* **Data provided**:
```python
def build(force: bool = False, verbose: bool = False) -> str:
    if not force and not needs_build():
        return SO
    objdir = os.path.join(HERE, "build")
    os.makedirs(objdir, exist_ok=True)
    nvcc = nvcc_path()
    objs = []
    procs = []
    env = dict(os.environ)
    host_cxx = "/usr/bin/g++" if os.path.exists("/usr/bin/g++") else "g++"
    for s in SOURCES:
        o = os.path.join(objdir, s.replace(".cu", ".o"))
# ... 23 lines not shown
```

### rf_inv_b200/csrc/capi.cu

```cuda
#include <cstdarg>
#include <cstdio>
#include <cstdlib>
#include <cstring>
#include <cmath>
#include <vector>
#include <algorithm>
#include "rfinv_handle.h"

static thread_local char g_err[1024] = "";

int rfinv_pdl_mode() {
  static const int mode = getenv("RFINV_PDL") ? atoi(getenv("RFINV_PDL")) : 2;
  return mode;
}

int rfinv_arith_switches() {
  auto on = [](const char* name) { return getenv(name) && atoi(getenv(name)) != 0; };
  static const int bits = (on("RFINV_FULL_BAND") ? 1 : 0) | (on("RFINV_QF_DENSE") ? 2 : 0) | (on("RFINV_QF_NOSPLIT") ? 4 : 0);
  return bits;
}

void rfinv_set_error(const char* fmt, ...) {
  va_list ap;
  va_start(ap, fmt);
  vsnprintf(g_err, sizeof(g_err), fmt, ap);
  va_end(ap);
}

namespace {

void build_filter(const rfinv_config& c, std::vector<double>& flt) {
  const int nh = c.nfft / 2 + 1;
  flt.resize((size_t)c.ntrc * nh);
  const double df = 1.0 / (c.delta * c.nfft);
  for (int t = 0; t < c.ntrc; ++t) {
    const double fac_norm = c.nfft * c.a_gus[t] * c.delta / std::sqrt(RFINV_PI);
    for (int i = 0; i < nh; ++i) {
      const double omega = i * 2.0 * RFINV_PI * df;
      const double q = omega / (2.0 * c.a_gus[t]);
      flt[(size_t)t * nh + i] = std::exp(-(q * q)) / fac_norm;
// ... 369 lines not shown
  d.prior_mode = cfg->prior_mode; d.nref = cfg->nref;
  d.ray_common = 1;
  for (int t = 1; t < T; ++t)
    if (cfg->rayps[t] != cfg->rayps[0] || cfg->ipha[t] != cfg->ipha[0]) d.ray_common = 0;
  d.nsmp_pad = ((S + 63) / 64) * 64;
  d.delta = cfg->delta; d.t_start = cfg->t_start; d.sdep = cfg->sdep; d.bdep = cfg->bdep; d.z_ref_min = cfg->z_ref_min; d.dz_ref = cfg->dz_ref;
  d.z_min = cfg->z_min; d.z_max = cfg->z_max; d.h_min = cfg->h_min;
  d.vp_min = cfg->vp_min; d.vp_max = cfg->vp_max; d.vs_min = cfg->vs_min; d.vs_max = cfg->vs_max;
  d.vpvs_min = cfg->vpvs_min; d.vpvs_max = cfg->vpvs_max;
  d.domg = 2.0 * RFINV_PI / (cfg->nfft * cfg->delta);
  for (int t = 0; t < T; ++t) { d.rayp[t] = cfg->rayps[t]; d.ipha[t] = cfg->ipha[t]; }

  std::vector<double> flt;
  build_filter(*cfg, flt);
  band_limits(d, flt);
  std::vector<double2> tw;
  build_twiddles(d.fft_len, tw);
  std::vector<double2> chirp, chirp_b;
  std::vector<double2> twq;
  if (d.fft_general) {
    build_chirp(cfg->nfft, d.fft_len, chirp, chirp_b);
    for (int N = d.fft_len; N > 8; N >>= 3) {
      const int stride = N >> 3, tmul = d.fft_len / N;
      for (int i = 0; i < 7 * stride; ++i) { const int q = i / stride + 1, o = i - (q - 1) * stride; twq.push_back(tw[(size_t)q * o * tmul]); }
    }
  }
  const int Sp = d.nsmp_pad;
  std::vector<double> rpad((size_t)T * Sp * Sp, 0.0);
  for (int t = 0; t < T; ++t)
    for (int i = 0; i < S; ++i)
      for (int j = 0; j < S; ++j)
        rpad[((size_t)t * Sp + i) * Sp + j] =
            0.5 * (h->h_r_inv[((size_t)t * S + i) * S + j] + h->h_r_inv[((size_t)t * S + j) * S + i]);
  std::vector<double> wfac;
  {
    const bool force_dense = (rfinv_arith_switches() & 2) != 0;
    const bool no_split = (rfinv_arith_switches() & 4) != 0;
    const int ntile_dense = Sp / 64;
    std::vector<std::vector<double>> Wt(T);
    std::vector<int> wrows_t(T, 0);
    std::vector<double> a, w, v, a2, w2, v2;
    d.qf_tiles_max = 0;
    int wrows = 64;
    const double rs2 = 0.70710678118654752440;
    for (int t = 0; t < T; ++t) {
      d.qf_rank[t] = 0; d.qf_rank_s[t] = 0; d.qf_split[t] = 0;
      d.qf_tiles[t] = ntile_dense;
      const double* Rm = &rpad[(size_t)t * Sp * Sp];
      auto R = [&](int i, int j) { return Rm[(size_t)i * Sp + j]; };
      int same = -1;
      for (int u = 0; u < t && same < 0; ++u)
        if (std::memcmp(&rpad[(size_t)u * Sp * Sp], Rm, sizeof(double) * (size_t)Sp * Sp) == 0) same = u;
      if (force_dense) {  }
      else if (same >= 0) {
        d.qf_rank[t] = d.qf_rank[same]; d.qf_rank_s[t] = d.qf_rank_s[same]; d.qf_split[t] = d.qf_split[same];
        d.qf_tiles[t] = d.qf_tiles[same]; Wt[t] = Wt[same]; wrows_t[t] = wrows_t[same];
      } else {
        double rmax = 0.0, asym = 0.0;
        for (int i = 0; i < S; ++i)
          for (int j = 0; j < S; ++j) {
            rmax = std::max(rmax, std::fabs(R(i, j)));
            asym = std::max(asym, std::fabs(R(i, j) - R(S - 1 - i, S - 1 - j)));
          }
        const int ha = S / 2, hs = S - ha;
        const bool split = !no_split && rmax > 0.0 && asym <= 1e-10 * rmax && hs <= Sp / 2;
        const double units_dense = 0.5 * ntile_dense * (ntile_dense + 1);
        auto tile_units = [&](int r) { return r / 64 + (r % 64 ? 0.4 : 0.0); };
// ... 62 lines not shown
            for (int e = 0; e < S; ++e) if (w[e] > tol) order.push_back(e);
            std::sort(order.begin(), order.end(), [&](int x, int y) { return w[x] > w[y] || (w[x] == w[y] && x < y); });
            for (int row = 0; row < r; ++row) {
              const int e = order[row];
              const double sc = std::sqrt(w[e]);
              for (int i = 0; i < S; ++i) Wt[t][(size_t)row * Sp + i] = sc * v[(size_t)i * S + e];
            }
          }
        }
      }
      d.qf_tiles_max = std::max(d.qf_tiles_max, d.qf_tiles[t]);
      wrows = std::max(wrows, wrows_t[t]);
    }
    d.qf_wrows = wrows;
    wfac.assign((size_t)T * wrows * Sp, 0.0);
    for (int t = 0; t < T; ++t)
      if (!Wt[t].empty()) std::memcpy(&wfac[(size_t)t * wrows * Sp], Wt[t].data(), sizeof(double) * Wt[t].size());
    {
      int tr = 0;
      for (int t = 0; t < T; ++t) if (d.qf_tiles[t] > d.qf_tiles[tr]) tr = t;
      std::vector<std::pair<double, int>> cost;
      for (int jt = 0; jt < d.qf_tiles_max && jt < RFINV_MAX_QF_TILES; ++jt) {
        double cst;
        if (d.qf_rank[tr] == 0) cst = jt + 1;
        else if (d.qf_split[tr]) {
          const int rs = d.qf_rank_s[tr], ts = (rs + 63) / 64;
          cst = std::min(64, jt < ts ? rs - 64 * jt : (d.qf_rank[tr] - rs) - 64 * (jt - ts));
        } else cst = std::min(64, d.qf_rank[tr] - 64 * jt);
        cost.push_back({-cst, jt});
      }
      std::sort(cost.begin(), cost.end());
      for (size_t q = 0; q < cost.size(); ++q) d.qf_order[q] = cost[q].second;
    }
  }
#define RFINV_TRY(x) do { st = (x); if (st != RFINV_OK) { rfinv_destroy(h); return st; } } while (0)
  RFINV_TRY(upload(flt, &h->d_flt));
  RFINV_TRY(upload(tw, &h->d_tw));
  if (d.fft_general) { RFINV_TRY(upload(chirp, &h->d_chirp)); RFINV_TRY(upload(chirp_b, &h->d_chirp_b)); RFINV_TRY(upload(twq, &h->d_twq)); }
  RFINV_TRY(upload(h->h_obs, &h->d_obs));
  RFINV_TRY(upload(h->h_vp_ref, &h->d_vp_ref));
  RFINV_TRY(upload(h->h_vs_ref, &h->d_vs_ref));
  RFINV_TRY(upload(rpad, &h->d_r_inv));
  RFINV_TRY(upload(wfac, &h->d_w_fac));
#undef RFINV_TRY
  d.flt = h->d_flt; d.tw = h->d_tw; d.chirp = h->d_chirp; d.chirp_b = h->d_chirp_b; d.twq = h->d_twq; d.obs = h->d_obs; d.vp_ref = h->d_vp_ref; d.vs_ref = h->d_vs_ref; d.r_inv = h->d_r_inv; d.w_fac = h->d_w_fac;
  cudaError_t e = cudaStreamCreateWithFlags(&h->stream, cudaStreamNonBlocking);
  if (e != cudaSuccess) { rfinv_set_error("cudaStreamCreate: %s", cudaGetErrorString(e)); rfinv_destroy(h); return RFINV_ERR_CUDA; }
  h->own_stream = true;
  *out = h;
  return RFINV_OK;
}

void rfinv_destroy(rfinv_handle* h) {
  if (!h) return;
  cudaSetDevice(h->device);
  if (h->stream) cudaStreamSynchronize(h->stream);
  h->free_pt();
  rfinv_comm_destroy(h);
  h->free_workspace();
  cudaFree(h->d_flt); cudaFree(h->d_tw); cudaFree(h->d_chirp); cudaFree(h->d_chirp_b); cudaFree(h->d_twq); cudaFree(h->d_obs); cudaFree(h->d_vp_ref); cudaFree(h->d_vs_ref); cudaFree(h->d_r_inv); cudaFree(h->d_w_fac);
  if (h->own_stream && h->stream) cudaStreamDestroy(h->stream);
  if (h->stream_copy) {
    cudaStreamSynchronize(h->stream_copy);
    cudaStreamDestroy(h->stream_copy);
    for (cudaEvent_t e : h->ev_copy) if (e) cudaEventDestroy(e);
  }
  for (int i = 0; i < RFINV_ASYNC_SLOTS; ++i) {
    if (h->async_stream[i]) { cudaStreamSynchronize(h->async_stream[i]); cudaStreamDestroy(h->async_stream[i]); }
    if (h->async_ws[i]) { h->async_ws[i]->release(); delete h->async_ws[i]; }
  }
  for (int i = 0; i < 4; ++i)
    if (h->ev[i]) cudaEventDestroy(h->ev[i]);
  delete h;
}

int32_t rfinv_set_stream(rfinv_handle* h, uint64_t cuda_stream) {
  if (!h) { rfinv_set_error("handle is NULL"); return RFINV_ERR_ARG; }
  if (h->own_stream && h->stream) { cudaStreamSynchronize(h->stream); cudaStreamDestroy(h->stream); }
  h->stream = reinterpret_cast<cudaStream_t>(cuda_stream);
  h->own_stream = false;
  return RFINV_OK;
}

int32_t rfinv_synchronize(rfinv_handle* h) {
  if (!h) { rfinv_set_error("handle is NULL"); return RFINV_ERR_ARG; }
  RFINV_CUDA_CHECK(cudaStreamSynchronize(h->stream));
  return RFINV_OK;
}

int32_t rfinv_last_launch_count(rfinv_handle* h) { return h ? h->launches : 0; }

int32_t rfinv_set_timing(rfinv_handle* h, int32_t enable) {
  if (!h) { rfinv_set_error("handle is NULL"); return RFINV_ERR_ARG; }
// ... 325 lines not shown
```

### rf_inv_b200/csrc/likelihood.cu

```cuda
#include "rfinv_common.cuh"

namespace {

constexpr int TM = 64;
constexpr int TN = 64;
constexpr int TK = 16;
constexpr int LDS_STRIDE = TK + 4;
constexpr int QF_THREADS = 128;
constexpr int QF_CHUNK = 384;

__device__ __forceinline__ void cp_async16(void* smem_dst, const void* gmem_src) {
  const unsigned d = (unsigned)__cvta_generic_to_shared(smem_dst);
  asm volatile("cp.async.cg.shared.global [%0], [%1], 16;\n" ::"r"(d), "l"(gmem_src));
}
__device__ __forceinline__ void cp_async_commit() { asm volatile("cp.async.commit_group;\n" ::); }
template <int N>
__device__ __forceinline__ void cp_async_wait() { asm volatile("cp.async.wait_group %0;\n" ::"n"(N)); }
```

* **Goal of the exercise**:
Whenever a line in the listing above includes the word "constexpr", return that line.

* **Response area**:
constexpr int TM = 64;
constexpr int TN = 64;
constexpr int TK = 16;
constexpr int LDS_STRIDE = TK + 4;
constexpr int QF_THREADS = 128;
constexpr int QF_CHUNK = 384;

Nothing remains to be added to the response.